Lecture 9: Errors in Decisions
Games against p-intelligent players
In real decision situations, we observe that decisions of
players are not optimal.
Reasons:
 Different levels of information.
 Lack of time (e.g., stock exchange).
One of the modeling approaches: games against a pintelligent players.
Definition:
A player behaving with probability p like a normatively
intelligent player and with probability 1-p like a random
mechanism will be called a p-intelligent player.
For p=0, player behaves as a random mechanism, for
p=1, he is an perfectly intelligent player.

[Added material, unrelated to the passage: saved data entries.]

def _compare_tape_with_graph(g, tape):
  info = ops.tape_info(tape)
  try:
    hip = ctypes.CDLL(os.path.join(os.path.dirname(torch.__file__), 'lib', 'libamdhip64.so'),
                      mode=os.RTLD_NOLOAD | os.RTLD_NOW)
    get_nodes, get_type = hip.hipGraphGetNodes, hip.hipGraphNodeGetType
    raw = ctypes.c_void_p(g.raw_cuda_graph())
  except (AttributeError, OSError, RuntimeError) as e:
    return repr(e)
  n = ctypes.c_size_t(0)
  rc = get_nodes(raw, None, ctypes.byref(n))
  nodes = (ctypes.c_void_p * n.value)()
  rc = rc or get_nodes(raw, nodes, ctypes.byref(n))
  if rc != 0:
    return 'hipGraphGetNodes: error %d' % rc
  kernels = copies = 0
  for h in nodes[:n.value]:
    ty = ctypes.c_int(-1)
    rc = get_type(ctypes.c_void_p(h), ctypes.byref(ty))
    if rc != 0:
      return 'hipGraphNodeGetType: error %d' % rc
    kernels += ty.value == 0
    copies += ty.value in (1, 2)
  if kernels + copies != info['launches'] + info['fills']:
    raise RuntimeError('the captured step holds %d kernels and %d copies, the launch tape %d and %d: a framework kernel '
                       'ran inside the recorded region and would be missing from every replay'
                       % (kernels, copies, info['launches'], info['fills']))
  return kernels + copies


@dataclass
class Recording(object):
  graph: object = None
  tape: object = None
  static: tuple = ()
  out: tuple = None
  stream: object = None
  sig: tuple = None
  baked: tuple = None
  own: bool = False
  checked: object = None

  def fit(self, *inputs):
    for dst, src in zip(self.static, inputs):
      if (dst is None) != (src is None) or (dst is not None and (dst.shape != src.shape or dst.dtype != src.dtype)):
        raise ValueError('the captured step takes inputs of the shapes / dtypes it was captured with')

  def load(self, *inputs):
    for dst, src in zip(self.static, inputs):
      if dst is not None and dst.data_ptr() != src.data_ptr():
        dst.copy_(src, non_blocking=True)

  def replay(self, grad_sync):
    gs = grad_sync
    if self.tape is not None and gs is not None:
      try:
        for k in range(len(gs.recorded)):
          ops.tape_replay(self.tape, k)
          gs.launch_recorded(k)
        ops.tape_replay(self.tape, len(gs.recorded))
      except BaseException:
        gs.abort()
        raise
    elif self.tape is not None:
      ops.tape_replay(self.tape)
    else:
      self.graph.replay()

  def free(self):
    if self.tape is not None:
      torch.cuda.synchronize()
      ops.tape_free(self.tape)
      self.tape = None
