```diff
@@ -1166,14 +1213,17 @@
     ORBX_LAUNCH_CHECK();
     ORBX_HIP_CHECK(hipEventRecord(m->evMid[slot], m->stream));
     m->midValid[slot] = true;
-    hipLaunchKernelGGL(k_bow_order, dim3((unsigned)((a->capacity + 255) / 256), (unsigned)npairs), dim3(256), 0, m->stream, A, m->pairsA.p, m->order.p, stride);
-    ORBX_LAUNCH_CHECK();
+    const int32_t *order = nullptr;
+    if (A.groups) {
+        hipLaunchKernelGGL(k_bow_order, dim3((unsigned)((a->capacity + 255) / 256), (unsigned)npairs), dim3(256), 0, m->stream, A, m->pairsA.p, m->order.p, stride);
+        ORBX_LAUNCH_CHECK();
+        order = m->order.p;
+    }
     const size_t ldsGreedy = (size_t)b->capacity * 4 + (size_t)a->capacity * 4 + (size_t)((a->capacity + 7) & ~7) * 2 * 2;
-    if (ldsGreedy > 160 * 1024) { orbx_set_error("feature capacity %d too large for the LDS tile", a->capacity); return ORBX_ERR_CAPACITY; }
-    if (ldsGreedy > 48 * 1024) ORBX_HIP_CHECK(hipFuncSetAttribute((const void *)k_bow_greedy, hipFuncAttributeMaxDynamicSharedMemorySize, (int)ldsGreedy));
-    hipLaunchKernelGGL(k_bow_greedy, dim3((unsigned)npairs), dim3(GREEDY_THREADS), ldsGreedy, m->stream, A, B, m->pairsA.p, m->pairsB.p, params->mode, params->nn_ratio,
-                       params->check_orientation, m->topk.p, m->order.p, m->matches.p, m->dists.p, m->nmatches.p, stride, TriDev(), (int32_t *)nullptr, (unsigned long long *)nullptr, 0ull);
-    ORBX_LAUNCH_CHECK();
+    if ((rc = launch_bow_replay(m, npairs, ldsGreedy, A, B, m->pairsA.p, m->pairsB.p, params->mode, params->nn_ratio, params->check_orientation, m->topk.p, order,
+                                m->matches.p, m->dists.p, m->nmatches.p, stride, TriDev(), (int32_t *)nullptr, (unsigned long long *)nullptr, 0ull,
+                                statusSrc ? m->producerStatus.p : (int *)nullptr, statusSrc)) != ORBX_OK)
+        return rc;
     ORBX_HIP_CHECK(hipEventRecord(m->ev1[slot], m->stream));
     m->profCount++;
     m->lastPairs = npairs; m->lastStride = stride;
@@ -1561,16 +1611,16 @@
     ORBX_LAUNCH_CHECK();
     const size_t ldsGreedy = NB * 4 + NA * 4 + (size_t)((nA + 7) & ~7) * 2 * 2 + NB * 4 + std::max(NA, NB) * 4;
     if (ldsGreedy > 160 * 1024) { orbx_set_error("feature count %d too large for the LDS tile", nA); return ORBX_ERR_CAPACITY; }
-    if (ldsGreedy > 48 * 1024) ORBX_HIP_CHECK(hipFuncSetAttribute((const void *)k_bow_greedy, hipFuncAttributeMaxDynamicSharedMemorySize, (int)ldsGreedy));
     if (!m->sfZero.p) {
         if ((rc = m->sfZero.ensure(4)) != ORBX_OK) return rc;
         ORBX_HIP_CHECK(hipMemsetAsync(m->sfZero.p, 0, 4 * sizeof(int32_t), m->stream));
     }
     const int stride = m->maxFeatures;
     const unsigned long long seq = bx.arm();
-    hipLaunchKernelGGL(k_bow_greedy, dim3(1), dim3(GREEDY_THREADS), ldsGreedy, m->stream, A, B, (const int32_t *)m->sfZero.p, (const int32_t *)m->sfZero.p, prm->mode, prm->nn_ratio,
-                       prm->check_orientation, m->topk.p, m->order.p, m->matches.p, m->dists.p, m->nmatches.p, stride, TriDev(), sg.dev(rRes), bx.flagDev, seq);
-    ORBX_LAUNCH_CHECK();
+    if ((rc = launch_bow_replay(m, 1, ldsGreedy, A, B, (const int32_t *)m->sfZero.p, (const int32_t *)m->sfZero.p, prm->mode, prm->nn_ratio, prm->check_orientation,
+                                m->topk.p, (const int32_t *)m->order.p, m->matches.p, m->dists.p, m->nmatches.p, stride, TriDev(), sg.dev(rRes), bx.flagDev, seq, (int *)nullptr,
+                                (const int *)nullptr)) != ORBX_OK)
+        return rc;
     m->lastPairs = 1; m->lastStride = stride;
     if ((rc = bx.wait(m->stream)) != ORBX_OK) return rc;
     const int32_t *res = sg.host(rRes);
@@ -1631,11 +1681,10 @@
     ORBX_LAUNCH_CHECK();
     m->midValid[slot] = false;
     const size_t ldsGreedy = (size_t)b->capacity * 4 + (size_t)a->capacity * 4 + (size_t)((a->capacity + 7) & ~7) * 2 * 2;
-    if (ldsGreedy > 160 * 1024) { orbx_set_error("feature capacity %d too large for the LDS tile", a->capacity); return ORBX_ERR_CAPACITY; }
-    if (ldsGreedy > 48 * 1024) ORBX_HIP_CHECK(hipFuncSetAttribute((const void *)k_bow_greedy, hipFuncAttributeMaxDynamicSharedMemorySize, (int)ldsGreedy));
-    hipLaunchKernelGGL(k_bow_greedy, dim3((unsigned)npairs), dim3(GREEDY_THREADS), ldsGreedy, m->stream, A, B, m->pairsA.p, m->pairsB.p, 2, 0.0f, params->check_orientation,
-                       m->topk.p, m->order.p, m->matches.p, m->dists.p, m->nmatches.p, stride, T, (int32_t *)nullptr, (unsigned long long *)nullptr, 0ull);
-    ORBX_LAUNCH_CHECK();
+    if ((rc = launch_bow_replay(m, npairs, ldsGreedy, A, B, m->pairsA.p, m->pairsB.p, 2, 0.0f, params->check_orientation, m->topk.p, (const int32_t *)m->order.p,
+                                m->matches.p, m->dists.p, m->nmatches.p, stride, T, (int32_t *)nullptr, (unsigned long long *)nullptr, 0ull, (int *)nullptr,
+                                (const int *)nullptr)) != ORBX_OK)
+        return rc;
     ORBX_HIP_CHECK(hipEventRecord(m->ev1[slot], m->stream));
     m->profCount++;
     m->lastPairs = npairs; m->lastStride = stride;
diff --git a/self_commit_orb-slam2_amd/csrc/orbx_match_internal.h b/self_commit_orb-slam2_amd/csrc/orbx_match_internal.h
--- a/self_commit_orb-slam2_amd/csrc/orbx_match_internal.h
+++ b/self_commit_orb-slam2_amd/csrc/orbx_match_internal.h
@@ -62,6 +62,8 @@
     float lastDistanceMs = 0.f, lastReplayMs = 0.f;
     int profCount = 0;
     OrbxOwnedBuf<int32_t> pairsA, pairsB, order, matches, dists, nmatches;
+    std::vector<int32_t> pairsHost;
+    int pairsHostN = 0;
     OrbxOwnedBuf<uint32_t> topk;
     OrbxOwnedBuf<float> scales, uright, depth, pf[2];
     OrbxOwnedBuf<unsigned long long> topk64;
@@ -169,9 +171,10 @@
 #endif
 
 namespace orbx_match {
-int prep_pairs(orbx_matcher *m, const orbx_feature_set *a, const orbx_feature_set *b, const int32_t *pa, const int32_t *pb, int npairs, orbx_extractor *after);
+int prep_pairs(orbx_matcher *m, const orbx_feature_set *a, const orbx_feature_set *b, const int32_t *pa, const int32_t *pb, int npairs, orbx_extractor *after,
+               const int **deferStatus = nullptr);
 int chain_back(orbx_matcher *m, orbx_extractor *after);
-int inherit_status(orbx_matcher *m, orbx_extractor *after, bool first = true);
+int inherit_status(orbx_matcher *m, orbx_extractor *after, bool first = true, const int **defer = nullptr);
 int check_producer_status(orbx_matcher *m);
 FeatDev to_dev(const orbx_feature_set *s);
 int stage_host(orbx_matcher *m, const orbx_feature_set *const *h, orbx_feature_set *const *d, int nsides);
```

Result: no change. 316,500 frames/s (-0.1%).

It is not reasonable to apply the same strategies against
the p-intelligent players as against intelligent ones.
Approach P: optimal strategy of normatively intelligent
player is the row maximizing the mean value payoff
(only pure strategies are used).
Approach M: intelligent player applies mixed strategies.
Let us have matrix (constant-sum game):
3 3 3 3
7 1 7 7
3 1 −1 2
8 0 8 8
Player 1 (intelligent) observes strategy of player 2
s(p) = py* + (1 − p) r
y – Nash equilibrium strategy of player 2,
r – rectangular (uniform) distribution.
The equilibrium strategies are:
x* = (1, 0, 0, 0), y* = (0, 1, 0, 0).
If player 2 is p-intelligent, player 1 expects that player 2
is going to use the strategy:
s(p) = p(0, 1, 0, 0) + (1−p)(1/4, 1/4, 1/4, 1/4) =
= (0.25−0.25p, 0.25+0.75p, 0.25−0.25p, 0.25−0.25p).
We can show that:
 the first row is an optimal strategy if p > 5/9;
 the second row is an optimal strategy if 1/3 < p < 5/9;
 the fourth row is an optimal strategy if p < 1/3.